Brain Cancer

Canadian man who 3-D printed copy of his brain tumor pushes for more access to patient data

Steven Keating holds a 3-D printed model of his brain tumor.

Steven Keating holds a 3-D printed model of his brain tumor.  (Paula Aguilera and Jonathan William)

A 27-year-old Canadian man with a keen interest in his own health played a key role in the discovery of his brain tumor, which he has now used 3-D printing to create a model of.

In 2007 Steven Keating, a doctoral student at Massachusetts Institute of Technology (MIT) Media Lab, volunteered for an MRI study meant to analyze the brain’s response to fear. The images detected a small abnormality in the frontal lobe, and Keating saw a neurologist who said they would continue to monitor it. He had it re-evaluated in 2010 and doctors were still unable to determine exactly what it was.

“In 2014 I started smelling a very faint vinegar smell for 30 seconds or so, for about once a day. After the third or fourth time, I thought that was really weird,” Keating told He went back to MIT and pushed for another MRI scan. A month later, it was revealed a large tumor the size of a baseball had formed where the abnormality was originally detected.

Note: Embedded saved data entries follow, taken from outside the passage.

# mmottl/gpr

Hardware: AMD Instinct MI355X
Metric: FITC nLML+grad training-points/sec at n=1M m=2048 d=8 (higher is better)
Workload: dtype f64

## Files before the change

### gpr_amd/csrc/gprhip.hip

```cpp
#include <algorithm>
#include <cmath>
#include <cstring>
#include <vector>
#include <string>
#include "../../include/gprhip.h"
#include "common.h"
#include "kernels.h"
#include "mfma_gemm.h"
#include "predict_plan.h"
#include "problem_internal.h"
#include "sample_paths_host.h"

static_assert(gprhip::PLAN_TILE == gprhip::TILE, "predict_plan.h rounds to the engine's tile");

namespace gprhip {
const std::string& last_error();

__global__ __launch_bounds__(256) void normalize_kernel(double* __restrict__ x, int n, double* __restrict__ nrm) {
  __shared__ double red[256];
  double s = 0.0;
  for (int i = threadIdx.x; i < n; i += 256) s += x[i] * x[i];
  red[threadIdx.x] = s;
  __syncthreads();
  for (int o = 128; o > 0; o >>= 1) {
// ... 3736 lines not shown
  }, p);
}

int gprhip_acquire_max_value(gprhip_problem* p, const double* extremes, int n_extremes, int maximise, double var_floor,
                             const double* test_inputs, int64_t ld, int64_t nt, double* values, double* dvalues, int64_t ldg,
                             double* means, double* variances, int top_k, int64_t* top_index, double* top_values,
                             double* top_dvalues, int on_device) {
  return guarded([&] {
    auto refuse = [](const char* why) {
      set_error(std::string("gprhip_acquire_max_value: ") + why);
      throw HipFail{ST_BAD_ARG};
    };
    if (n_extremes < 1 || n_extremes > GPRHIP_MAX_EXTREMES) refuse("n_extremes must lie in 1 .. GPRHIP_MAX_EXTREMES (64)");
    if (!extremes) refuse("invalid arguments (extremes is NULL)");
    for (int j = 0; j < n_extremes; ++j)
      if (!std::isfinite(extremes[j])) refuse("the extremes must be finite");
    if (!(var_floor > 0.0) || !std::isfinite(var_floor)) refuse("var_floor must be positive and finite");
    if (top_k < 0 || top_k > GPRHIP_MAX_TOP_K) refuse("top_k must lie in 0 .. GPRHIP_MAX_TOP_K (64)");
    if (top_k > 0 && !top_index) refuse("top_k > 0 needs top_index");
    if (!values && !dvalues && !means && !variances && top_k == 0)
      refuse("nothing is requested (the four outputs are NULL and top_k is 0)");
    if (!p || !test_inputs || nt < 1) refuse("invalid arguments");
    if (p->f32) refuse("the prediction gradient is evaluated in fp64 only (GPRHIP_F32_BULK problem)");
    if (p->d > 64) refuse("at most 64 point dimensions on the kernel side (d)");
    if (on_device ? ld != p->D : ld < p->D) refuse("bad ld (need ld == D for device buffers, ld >= D for host buffers)");
    if (dvalues && (on_device ? ldg != p->D : ldg < p->D))
      refuse("bad ldg (need ldg == D for device buffers, ldg >= D for host buffers)");
    do_acquire_max_value(p, extremes, n_extremes, maximise, var_floor, test_inputs, ld, nt, values, dvalues, ldg, means, variances,
                         top_k, top_index, top_values, top_dvalues, on_device);
  }, p);
}

void check_refine_options(const char* fn, const gprhip_refine_options* opt, int64_t ns, bool any_output) {
  auto refuse = [&](const std::string& why) {
    set_error(std::string(fn) + ": " + why);
    throw HipFail{ST_BAD_ARG};
  };
  if (!opt) refuse("invalid arguments (opt is NULL)");
  if (opt->max_evals < 1 || opt->max_evals > GPRHIP_REFINE_MAX_EVALS) refuse("max_evals must lie in 1 .. GPRHIP_REFINE_MAX_EVALS (1000)");
  if (!(opt->step0 > 0.0 && opt->step0 <= 1.0)) refuse("step0 must lie in (0, 1]");
  if (!(opt->c1 >= 0.0 && opt->c1 < 1.0)) refuse("c1 must lie in [0, 1)");
  if (!(opt->shrink > 0.0 && opt->shrink < 1.0)) refuse("shrink must lie in (0, 1)");
  if (!(opt->grow >= 1.0) || !std::isfinite(opt->grow)) refuse("grow must be finite and at least 1");
  if (!(opt->xtol >= 0.0) || !std::isfinite(opt->xtol)) refuse("xtol must be finite and not negative");
  if (ns < 1 || ns > GPRHIP_REFINE_MAX_STARTS) refuse("ns must lie in 1 .. GPRHIP_REFINE_MAX_STARTS (4096)");
  if (!any_output) refuse("nothing is requested (all outputs are NULL)");
}
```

He was diagnosed with a low-grade IDH1 tumor, also known as astrocytoma, and was scheduled for surgery three weeks later. 

Keating was kept awake during a 10-hour surgery at Brigham and Women’s Hospital in Boston to remove the tumor, involving a large surgical team and continual scans to see where the cancerous tumor remained and what was left to remove. Keating underwent combined proton radiation and chemotherapy in January 2015, and will continue chemotherapy through the next 4-8 months. Doctors continue to monitor his progress through monthly scans, and they are also watching a hematoma that he has developed. 

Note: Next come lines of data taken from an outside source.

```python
def smoke():
    import gzip
    import numpy as np
    sys.path.insert(0, os.path.join(ROOT, "tools"))
    import corpus
    from tokenizers_b200 import Tokenizer
    from oracle import oracle as orc
    for name, kind in (("gpt2_style", 2), ("llama3_style", 2), ("wordpiece", 4)):
        js = gzip.open(os.path.join(ROOT, "assets", name + ".json.gz")).read().decode("utf-8")
        tok = Tokenizer.from_str(js, device=0)
        data, off = corpus.generate(kind, 7, 0, 2000)
        be = tok.encode_batch_csr(data, off)
        ids, offs, wid, rp = orc.Oracle(js).encode_batch_csr(data, off)
        assert np.array_equal(be.ids, ids) and np.array_equal(be.offsets, offs) and np.array_equal(be.word_ids, wid) and np.array_equal(be.row_ptr, rp), name
        print(f"smoke {name}: {len(off) - 1} docs, {len(data)} bytes -> {len(ids)} tokens, bit-exact vs oracle")
    import json
    j = json.loads(gzip.open(os.path.join(ROOT, "assets", "wordpiece.json.gz")).read().decode("utf-8"))
    j["normalizer"] = {"type": "BertNormalizer", "clean_text": True, "handle_chinese_chars": True, "strip_accents": None, "lowercase": True}
    j["pre_tokenizer"] = {"type": "BertPreTokenizer"}
    js = json.dumps(j)
    tok = Tokenizer.from_str(js, device=0)
    data, off = corpus.generate(2, 8, 0, 1500)
    be = tok.encode_batch_csr(data, off)
    ids, offs, wid, rp = orc.Oracle(js).encode_batch_csr(data, off)
    assert np.array_equal(be.ids, ids) and np.array_equal(be.offsets, offs) and np.array_equal(be.word_ids, wid) and np.array_equal(be.row_ptr, rp), "bert"
    tok.enable_truncation(32); tok.enable_padding(length=32, pad_id=0)
    dn = tok.encode_batch_dense(data, off, add_special_tokens=False)
    exp = orc.dense_rows(ids, rp, length=32, pad_to_multiple_of=0, max_length=32, pad_id=0, truncate_left=False, pad_left=False, pre=[], post=[])
    assert np.array_equal(dn["input_ids"], exp[0]) and np.array_equal(dn["attention_mask"], exp[1]), "dense"
    print(f"smoke bert_uncased: {len(off) - 1} docs -> {len(ids)} tokens, offsets into the original text and dense [n, 32] rows bit-exact vs oracle")


if __name__ == "__main__":
    build()
    if len(sys.argv) > 1 and sys.argv[1] == "smoke":
        smoke()
```

### tokenizers_b200/csrc/b2t_tables.h

```cpp
#pragma once
#include <stdint.h>

#if defined(__CUDACC__)
#define B2T_HDI __host__ __device__ __forceinline__
#else
#define B2T_HDI inline
#endif

namespace b2t {

constexpr uint32_t EMPTY_KEY = 0xFFFFFFFFu;
constexpr uint64_t NO_MERGE = ~0ull;

B2T_HDI uint32_t pair_hash(uint32_t a, uint32_t b) {
  uint32_t h = a * 0x9E3779B1u ^ (b * 0x85EBCA77u + 0x165667B1u);
  h ^= h >> 15; h *= 0x2C1B3C6Du; h ^= h >> 12;
  return h;
}

struct StrHash {
  uint32_t h1, h2;
};
B2T_HDI void strhash_init(StrHash& s) { s.h1 = 0x811C9DC5u; s.h2 = 0x9747B28Cu; }
B2T_HDI void strhash_byte(StrHash& s, uint32_t b) {
  s.h1 = (s.h1 ^ b) * 0x01000193u;
  s.h2 = (s.h2 + b + 1u) * 0x5BD1E995u; s.h2 ^= s.h2 >> 13;
}
B2T_HDI void strhash_fin(StrHash& s) {
  s.h1 ^= s.h1 >> 16; s.h1 *= 0x7FEB352Du; s.h1 ^= s.h1 >> 15;
  s.h2 ^= s.h2 >> 15; s.h2 *= 0x846CA68Bu; s.h2 ^= s.h2 >> 16;
}

B2T_HDI uint32_t edge_hash(uint32_t node, uint32_t byte) {
  uint32_t h = (node * 256u + byte) * 0x9E3779B1u;
  h ^= h >> 16; h *= 0x85EBCA6Bu; h ^= h >> 13;
  return h;
}
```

It wasn’t until after his surgery that Keating had enough data to begin printing models of his tumor; a method that he believes would have greatly helped the team of surgeons beforehand.

“I started printing out copies of my tumor, and copies of my brain,” Keating said, adding that the practical uses for 3-D technology in medicine are endless. “You could 3-D print something to use as a surgical tool or as a guide, or even just to have it in the room to point out something to the team of surgeons.”

The idea to 3-D print his tumor came from his curiosity about what was happening inside of his body. Where the tumor came from, how it morphed and what happened to his brain now that it was removed.

“It was much more of trying to visualize what happened, and be able to explain the story and be able to see it,” Keating said. “If I hand you a copy of my head 3-D printed, you can get a sense very quickly of here is the tumor, and here is what they did.”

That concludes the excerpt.